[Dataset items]
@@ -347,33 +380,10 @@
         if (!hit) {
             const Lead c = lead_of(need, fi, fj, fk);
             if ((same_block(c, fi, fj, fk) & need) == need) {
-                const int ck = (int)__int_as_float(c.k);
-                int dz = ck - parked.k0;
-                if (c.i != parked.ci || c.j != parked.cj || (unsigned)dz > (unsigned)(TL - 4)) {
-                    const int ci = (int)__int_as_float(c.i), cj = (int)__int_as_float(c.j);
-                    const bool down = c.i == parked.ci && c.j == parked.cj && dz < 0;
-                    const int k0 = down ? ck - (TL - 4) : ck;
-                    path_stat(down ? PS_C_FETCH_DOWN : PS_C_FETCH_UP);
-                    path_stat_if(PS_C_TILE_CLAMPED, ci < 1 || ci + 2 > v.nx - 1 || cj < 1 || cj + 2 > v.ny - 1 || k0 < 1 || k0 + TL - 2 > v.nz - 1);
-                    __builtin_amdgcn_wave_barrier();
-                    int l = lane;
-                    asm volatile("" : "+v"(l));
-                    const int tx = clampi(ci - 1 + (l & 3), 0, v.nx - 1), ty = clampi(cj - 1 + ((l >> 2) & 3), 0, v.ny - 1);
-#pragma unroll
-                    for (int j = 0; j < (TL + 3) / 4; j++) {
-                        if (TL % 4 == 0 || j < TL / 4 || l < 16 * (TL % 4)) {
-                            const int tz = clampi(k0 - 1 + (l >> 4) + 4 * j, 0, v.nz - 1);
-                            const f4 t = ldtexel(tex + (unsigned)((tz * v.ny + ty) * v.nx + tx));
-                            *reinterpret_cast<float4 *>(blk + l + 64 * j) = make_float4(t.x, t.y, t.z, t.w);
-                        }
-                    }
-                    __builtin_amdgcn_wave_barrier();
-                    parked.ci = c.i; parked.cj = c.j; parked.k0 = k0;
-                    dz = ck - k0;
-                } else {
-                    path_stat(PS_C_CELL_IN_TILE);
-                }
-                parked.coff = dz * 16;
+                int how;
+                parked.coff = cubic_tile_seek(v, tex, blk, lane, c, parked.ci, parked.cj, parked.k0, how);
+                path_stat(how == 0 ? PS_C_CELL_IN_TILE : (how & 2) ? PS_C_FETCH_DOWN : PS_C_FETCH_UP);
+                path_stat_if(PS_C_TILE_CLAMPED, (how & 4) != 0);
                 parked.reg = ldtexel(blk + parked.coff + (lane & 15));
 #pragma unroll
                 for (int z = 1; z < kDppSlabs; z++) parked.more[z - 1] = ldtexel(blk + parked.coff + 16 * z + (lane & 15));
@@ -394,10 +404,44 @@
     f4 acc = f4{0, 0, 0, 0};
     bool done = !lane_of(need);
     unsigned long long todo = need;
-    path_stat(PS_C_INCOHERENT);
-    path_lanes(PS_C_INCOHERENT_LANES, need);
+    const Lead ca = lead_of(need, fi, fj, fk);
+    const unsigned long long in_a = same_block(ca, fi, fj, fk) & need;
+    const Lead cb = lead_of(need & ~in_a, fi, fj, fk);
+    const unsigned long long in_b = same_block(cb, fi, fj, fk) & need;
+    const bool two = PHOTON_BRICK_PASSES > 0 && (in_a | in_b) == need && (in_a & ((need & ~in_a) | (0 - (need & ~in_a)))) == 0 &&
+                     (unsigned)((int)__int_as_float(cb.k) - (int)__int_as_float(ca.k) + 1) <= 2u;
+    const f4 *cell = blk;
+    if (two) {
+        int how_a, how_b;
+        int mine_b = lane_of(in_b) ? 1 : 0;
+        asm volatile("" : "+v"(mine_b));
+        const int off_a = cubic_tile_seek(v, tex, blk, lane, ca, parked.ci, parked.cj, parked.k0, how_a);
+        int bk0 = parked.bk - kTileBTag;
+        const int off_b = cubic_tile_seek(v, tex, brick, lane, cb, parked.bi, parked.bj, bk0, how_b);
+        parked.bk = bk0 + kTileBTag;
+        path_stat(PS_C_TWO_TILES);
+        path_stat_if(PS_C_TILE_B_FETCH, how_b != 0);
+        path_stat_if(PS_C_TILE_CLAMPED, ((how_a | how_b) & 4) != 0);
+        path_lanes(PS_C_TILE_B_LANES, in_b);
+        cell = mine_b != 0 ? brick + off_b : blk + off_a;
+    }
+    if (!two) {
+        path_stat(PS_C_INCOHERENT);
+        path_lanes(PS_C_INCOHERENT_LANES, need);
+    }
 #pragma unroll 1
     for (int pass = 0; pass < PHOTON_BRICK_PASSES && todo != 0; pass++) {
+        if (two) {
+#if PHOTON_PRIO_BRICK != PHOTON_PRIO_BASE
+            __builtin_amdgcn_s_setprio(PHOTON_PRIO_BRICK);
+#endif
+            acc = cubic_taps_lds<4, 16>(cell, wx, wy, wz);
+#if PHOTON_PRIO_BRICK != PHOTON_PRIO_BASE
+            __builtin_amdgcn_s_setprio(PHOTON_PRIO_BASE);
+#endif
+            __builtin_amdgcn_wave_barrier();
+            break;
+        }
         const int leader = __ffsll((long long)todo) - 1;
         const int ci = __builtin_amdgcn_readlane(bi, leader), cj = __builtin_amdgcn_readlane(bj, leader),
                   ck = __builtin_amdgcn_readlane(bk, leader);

---

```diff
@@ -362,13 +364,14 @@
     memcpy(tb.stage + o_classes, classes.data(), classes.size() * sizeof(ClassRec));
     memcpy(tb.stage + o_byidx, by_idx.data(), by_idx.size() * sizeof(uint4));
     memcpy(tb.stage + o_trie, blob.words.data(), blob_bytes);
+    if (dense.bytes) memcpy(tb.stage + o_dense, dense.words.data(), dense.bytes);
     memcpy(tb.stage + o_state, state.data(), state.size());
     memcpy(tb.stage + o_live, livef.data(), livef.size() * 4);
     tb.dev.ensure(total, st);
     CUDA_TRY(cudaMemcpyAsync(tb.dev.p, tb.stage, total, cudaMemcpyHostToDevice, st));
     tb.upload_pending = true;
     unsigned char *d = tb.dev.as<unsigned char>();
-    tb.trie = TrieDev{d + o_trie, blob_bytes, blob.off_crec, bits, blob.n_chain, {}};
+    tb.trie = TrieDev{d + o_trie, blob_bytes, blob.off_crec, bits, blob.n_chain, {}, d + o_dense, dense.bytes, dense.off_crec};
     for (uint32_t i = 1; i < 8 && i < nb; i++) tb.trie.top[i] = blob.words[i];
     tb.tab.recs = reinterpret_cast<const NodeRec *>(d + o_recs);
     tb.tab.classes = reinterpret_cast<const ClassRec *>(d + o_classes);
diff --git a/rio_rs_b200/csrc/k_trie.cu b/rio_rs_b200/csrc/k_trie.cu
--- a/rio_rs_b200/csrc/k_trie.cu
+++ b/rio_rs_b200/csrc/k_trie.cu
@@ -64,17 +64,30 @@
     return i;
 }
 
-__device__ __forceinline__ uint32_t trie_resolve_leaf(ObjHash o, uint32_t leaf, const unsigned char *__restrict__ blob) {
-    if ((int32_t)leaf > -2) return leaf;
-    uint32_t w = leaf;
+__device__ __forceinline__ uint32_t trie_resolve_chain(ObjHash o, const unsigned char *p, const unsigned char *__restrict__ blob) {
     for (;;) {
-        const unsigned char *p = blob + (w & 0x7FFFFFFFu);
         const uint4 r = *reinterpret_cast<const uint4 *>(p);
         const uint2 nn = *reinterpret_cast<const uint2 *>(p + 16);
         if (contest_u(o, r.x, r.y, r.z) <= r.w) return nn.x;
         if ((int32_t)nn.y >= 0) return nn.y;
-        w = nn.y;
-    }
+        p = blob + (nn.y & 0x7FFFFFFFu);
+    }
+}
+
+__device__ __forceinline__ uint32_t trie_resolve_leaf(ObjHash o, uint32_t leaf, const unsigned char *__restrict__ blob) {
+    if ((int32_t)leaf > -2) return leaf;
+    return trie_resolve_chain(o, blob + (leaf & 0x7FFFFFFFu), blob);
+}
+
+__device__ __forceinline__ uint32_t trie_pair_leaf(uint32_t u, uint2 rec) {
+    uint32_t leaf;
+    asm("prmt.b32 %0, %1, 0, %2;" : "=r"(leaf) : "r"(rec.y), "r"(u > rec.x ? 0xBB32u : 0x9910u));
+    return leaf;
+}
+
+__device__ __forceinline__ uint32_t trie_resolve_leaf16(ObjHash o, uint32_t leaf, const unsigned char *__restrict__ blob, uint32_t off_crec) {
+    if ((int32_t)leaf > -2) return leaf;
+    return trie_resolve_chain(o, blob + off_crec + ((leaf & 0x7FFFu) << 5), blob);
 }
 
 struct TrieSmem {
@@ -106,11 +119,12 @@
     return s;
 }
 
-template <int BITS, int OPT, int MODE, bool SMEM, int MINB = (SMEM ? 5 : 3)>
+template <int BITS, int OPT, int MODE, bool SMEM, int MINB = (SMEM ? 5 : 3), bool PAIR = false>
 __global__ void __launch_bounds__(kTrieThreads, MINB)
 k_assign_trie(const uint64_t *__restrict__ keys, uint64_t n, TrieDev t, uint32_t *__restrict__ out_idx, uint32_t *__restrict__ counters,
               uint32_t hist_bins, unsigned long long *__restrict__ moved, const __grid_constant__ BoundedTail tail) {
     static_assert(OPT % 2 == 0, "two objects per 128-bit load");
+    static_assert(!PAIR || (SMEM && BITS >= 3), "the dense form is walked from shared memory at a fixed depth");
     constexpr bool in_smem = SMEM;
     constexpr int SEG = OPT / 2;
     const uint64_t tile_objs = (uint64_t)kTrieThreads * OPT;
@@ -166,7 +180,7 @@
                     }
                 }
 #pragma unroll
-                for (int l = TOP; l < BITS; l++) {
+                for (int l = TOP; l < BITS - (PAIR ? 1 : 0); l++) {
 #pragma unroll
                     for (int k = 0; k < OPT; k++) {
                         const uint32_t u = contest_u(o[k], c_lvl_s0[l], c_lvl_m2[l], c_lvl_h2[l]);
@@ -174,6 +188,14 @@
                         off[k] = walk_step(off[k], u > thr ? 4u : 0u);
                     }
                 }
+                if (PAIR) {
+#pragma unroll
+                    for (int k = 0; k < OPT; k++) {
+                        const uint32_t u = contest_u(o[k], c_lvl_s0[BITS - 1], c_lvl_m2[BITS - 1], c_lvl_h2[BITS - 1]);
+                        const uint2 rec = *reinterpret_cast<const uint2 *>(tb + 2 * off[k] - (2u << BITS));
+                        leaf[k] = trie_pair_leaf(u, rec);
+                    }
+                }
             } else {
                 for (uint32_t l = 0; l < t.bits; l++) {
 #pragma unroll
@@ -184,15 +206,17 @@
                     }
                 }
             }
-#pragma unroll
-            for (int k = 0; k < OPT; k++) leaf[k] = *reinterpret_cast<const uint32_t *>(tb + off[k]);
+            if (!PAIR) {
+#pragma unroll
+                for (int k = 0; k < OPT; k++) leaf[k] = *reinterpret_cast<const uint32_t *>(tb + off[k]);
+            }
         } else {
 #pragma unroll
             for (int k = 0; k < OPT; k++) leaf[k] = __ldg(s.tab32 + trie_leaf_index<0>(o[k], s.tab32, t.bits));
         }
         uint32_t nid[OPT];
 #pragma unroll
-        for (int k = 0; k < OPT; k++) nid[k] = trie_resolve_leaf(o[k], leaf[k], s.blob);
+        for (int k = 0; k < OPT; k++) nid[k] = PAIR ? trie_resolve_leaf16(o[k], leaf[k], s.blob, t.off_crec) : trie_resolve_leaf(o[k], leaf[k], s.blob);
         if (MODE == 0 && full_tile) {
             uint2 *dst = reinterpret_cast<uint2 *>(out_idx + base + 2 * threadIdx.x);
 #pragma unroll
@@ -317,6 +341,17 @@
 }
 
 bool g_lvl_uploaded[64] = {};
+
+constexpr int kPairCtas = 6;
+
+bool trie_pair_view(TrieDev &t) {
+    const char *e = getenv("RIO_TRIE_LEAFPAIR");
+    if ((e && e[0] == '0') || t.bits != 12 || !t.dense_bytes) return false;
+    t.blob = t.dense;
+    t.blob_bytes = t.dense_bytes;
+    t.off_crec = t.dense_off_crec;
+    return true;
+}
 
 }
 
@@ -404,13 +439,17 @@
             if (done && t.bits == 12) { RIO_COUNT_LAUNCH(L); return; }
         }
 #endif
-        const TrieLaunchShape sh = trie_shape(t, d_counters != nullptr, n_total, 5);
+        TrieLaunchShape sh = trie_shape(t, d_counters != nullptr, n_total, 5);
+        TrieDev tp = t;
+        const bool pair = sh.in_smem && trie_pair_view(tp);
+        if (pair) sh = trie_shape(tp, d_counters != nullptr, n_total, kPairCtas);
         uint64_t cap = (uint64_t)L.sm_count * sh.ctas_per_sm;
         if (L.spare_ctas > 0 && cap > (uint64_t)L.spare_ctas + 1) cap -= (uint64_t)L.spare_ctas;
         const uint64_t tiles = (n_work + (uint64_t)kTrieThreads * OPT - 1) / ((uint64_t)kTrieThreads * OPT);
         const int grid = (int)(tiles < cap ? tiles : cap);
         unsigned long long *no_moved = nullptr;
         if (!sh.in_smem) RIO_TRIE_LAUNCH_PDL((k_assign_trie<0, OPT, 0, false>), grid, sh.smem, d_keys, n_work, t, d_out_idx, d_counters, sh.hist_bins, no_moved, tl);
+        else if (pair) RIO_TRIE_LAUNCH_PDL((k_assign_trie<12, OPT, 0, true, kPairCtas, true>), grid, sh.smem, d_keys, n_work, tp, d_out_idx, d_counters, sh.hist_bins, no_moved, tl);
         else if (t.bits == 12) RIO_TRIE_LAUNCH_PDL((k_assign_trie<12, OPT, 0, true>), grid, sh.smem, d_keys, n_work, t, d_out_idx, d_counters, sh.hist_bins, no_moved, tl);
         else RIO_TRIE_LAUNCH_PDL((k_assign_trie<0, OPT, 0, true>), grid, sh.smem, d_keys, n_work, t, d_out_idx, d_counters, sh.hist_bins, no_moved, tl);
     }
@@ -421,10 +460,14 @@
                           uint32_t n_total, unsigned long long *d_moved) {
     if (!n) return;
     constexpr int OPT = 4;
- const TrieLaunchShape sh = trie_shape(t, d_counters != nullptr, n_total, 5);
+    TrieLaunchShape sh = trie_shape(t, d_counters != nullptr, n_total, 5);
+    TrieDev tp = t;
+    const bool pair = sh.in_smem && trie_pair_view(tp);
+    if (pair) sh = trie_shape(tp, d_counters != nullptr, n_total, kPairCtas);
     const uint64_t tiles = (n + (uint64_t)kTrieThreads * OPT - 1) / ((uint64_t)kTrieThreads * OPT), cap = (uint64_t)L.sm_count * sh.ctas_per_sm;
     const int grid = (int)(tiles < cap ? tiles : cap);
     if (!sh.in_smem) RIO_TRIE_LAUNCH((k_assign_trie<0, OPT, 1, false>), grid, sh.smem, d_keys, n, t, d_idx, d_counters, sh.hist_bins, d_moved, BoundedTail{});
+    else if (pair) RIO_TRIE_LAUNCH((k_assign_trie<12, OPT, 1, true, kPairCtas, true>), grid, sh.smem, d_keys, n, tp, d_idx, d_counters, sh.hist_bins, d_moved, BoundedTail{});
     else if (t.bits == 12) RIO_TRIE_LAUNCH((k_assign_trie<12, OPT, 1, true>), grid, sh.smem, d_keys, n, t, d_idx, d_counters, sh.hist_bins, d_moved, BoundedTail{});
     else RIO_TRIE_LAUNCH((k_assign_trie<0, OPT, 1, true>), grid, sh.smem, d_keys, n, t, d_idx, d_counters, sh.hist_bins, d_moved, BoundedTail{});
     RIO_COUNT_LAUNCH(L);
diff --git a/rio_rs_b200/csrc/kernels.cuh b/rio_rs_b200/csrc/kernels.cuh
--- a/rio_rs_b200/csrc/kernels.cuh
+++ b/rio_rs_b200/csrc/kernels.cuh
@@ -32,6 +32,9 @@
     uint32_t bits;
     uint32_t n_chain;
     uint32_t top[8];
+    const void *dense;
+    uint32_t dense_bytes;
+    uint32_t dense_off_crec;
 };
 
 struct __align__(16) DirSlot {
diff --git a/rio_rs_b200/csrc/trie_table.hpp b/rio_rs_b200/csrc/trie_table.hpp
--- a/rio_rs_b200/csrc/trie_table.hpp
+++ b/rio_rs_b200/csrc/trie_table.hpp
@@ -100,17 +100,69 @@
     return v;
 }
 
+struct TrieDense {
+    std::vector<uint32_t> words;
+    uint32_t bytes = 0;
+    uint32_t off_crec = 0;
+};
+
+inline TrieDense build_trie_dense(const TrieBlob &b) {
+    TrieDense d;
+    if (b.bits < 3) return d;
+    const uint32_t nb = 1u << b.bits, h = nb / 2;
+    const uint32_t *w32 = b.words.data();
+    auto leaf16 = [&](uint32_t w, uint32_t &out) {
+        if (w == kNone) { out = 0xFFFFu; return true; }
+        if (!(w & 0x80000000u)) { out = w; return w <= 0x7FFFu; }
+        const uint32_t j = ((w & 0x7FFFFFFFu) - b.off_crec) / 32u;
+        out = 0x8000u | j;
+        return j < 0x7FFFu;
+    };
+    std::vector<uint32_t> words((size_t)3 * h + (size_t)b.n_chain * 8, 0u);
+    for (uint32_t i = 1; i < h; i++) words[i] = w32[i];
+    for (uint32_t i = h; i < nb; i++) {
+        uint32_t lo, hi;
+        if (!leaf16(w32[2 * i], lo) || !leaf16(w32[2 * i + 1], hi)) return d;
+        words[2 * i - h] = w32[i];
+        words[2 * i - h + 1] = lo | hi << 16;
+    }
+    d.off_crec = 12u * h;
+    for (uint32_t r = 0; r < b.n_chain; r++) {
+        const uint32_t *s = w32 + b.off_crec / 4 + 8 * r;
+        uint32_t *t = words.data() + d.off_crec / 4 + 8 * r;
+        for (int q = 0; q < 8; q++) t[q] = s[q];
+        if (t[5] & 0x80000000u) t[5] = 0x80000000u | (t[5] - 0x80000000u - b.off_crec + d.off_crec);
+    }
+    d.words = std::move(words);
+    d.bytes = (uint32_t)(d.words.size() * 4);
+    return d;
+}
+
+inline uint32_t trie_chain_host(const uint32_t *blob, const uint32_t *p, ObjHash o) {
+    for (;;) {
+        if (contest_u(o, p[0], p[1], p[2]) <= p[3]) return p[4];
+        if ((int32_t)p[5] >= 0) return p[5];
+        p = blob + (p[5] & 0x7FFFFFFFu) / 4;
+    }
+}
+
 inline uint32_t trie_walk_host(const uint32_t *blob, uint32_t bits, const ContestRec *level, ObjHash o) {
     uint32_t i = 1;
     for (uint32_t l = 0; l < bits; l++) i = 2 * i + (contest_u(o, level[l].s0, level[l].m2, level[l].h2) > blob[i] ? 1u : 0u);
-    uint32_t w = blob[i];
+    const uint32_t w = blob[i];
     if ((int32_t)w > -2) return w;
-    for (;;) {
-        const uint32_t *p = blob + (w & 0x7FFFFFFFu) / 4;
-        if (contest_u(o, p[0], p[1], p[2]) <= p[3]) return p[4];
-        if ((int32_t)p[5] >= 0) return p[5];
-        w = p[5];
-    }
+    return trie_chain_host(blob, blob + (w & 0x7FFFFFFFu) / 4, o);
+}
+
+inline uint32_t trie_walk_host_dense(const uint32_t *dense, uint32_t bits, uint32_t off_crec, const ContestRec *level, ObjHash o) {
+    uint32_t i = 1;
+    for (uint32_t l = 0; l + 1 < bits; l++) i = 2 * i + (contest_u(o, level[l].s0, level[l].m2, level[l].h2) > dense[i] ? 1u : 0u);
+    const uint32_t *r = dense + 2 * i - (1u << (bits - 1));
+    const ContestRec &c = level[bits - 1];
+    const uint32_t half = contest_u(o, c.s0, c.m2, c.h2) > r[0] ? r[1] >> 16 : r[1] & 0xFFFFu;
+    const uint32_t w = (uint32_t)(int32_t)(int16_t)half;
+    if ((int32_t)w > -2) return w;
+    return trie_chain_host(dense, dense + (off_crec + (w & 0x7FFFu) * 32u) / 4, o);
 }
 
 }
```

▶ [Activity]: Look for the string "true" in the records, and copy every line where it is found.

▶ [Solution to the problem]:
     tb.upload_pending = true;
+    return true;
+        else if (pair) RIO_TRIE_LAUNCH_PDL((k_assign_trie<12, OPT, 0, true, kPairCtas, true>), grid, sh.smem, d_keys, n_work, tp, d_out_idx, d_counters, sh.hist_bins, no_moved, tl);
         else if (t.bits == 12) RIO_TRIE_LAUNCH_PDL((k_assign_trie<12, OPT, 0, true>), grid, sh.smem, d_keys, n_work, t, d_out_idx, d_counters, sh.hist_bins, no_moved, tl);
         else RIO_TRIE_LAUNCH_PDL((k_assign_trie<0, OPT, 0, true>), grid, sh.smem, d_keys, n_work, t, d_out_idx, d_counters, sh.hist_bins, no_moved, tl);
+    else if (pair) RIO_TRIE_LAUNCH((k_assign_trie<12, OPT, 1, true, kPairCtas, true>), grid, sh.smem, d_keys, n, tp, d_idx, d_counters, sh.hist_bins, d_moved, BoundedTail{});
     else if (t.bits == 12) RIO_TRIE_LAUNCH((k_assign_trie<12, OPT, 1, true>), grid, sh.smem, d_keys, n, t, d_idx, d_counters, sh.hist_bins, d_moved, BoundedTail{});
     else RIO_TRIE_LAUNCH((k_assign_trie<0, OPT, 1, true>), grid, sh.smem, d_keys, n, t, d_idx, d_counters, sh.hist_bins, d_moved, BoundedTail{});
+        if (w == kNone) { out = 0xFFFFu; return true; }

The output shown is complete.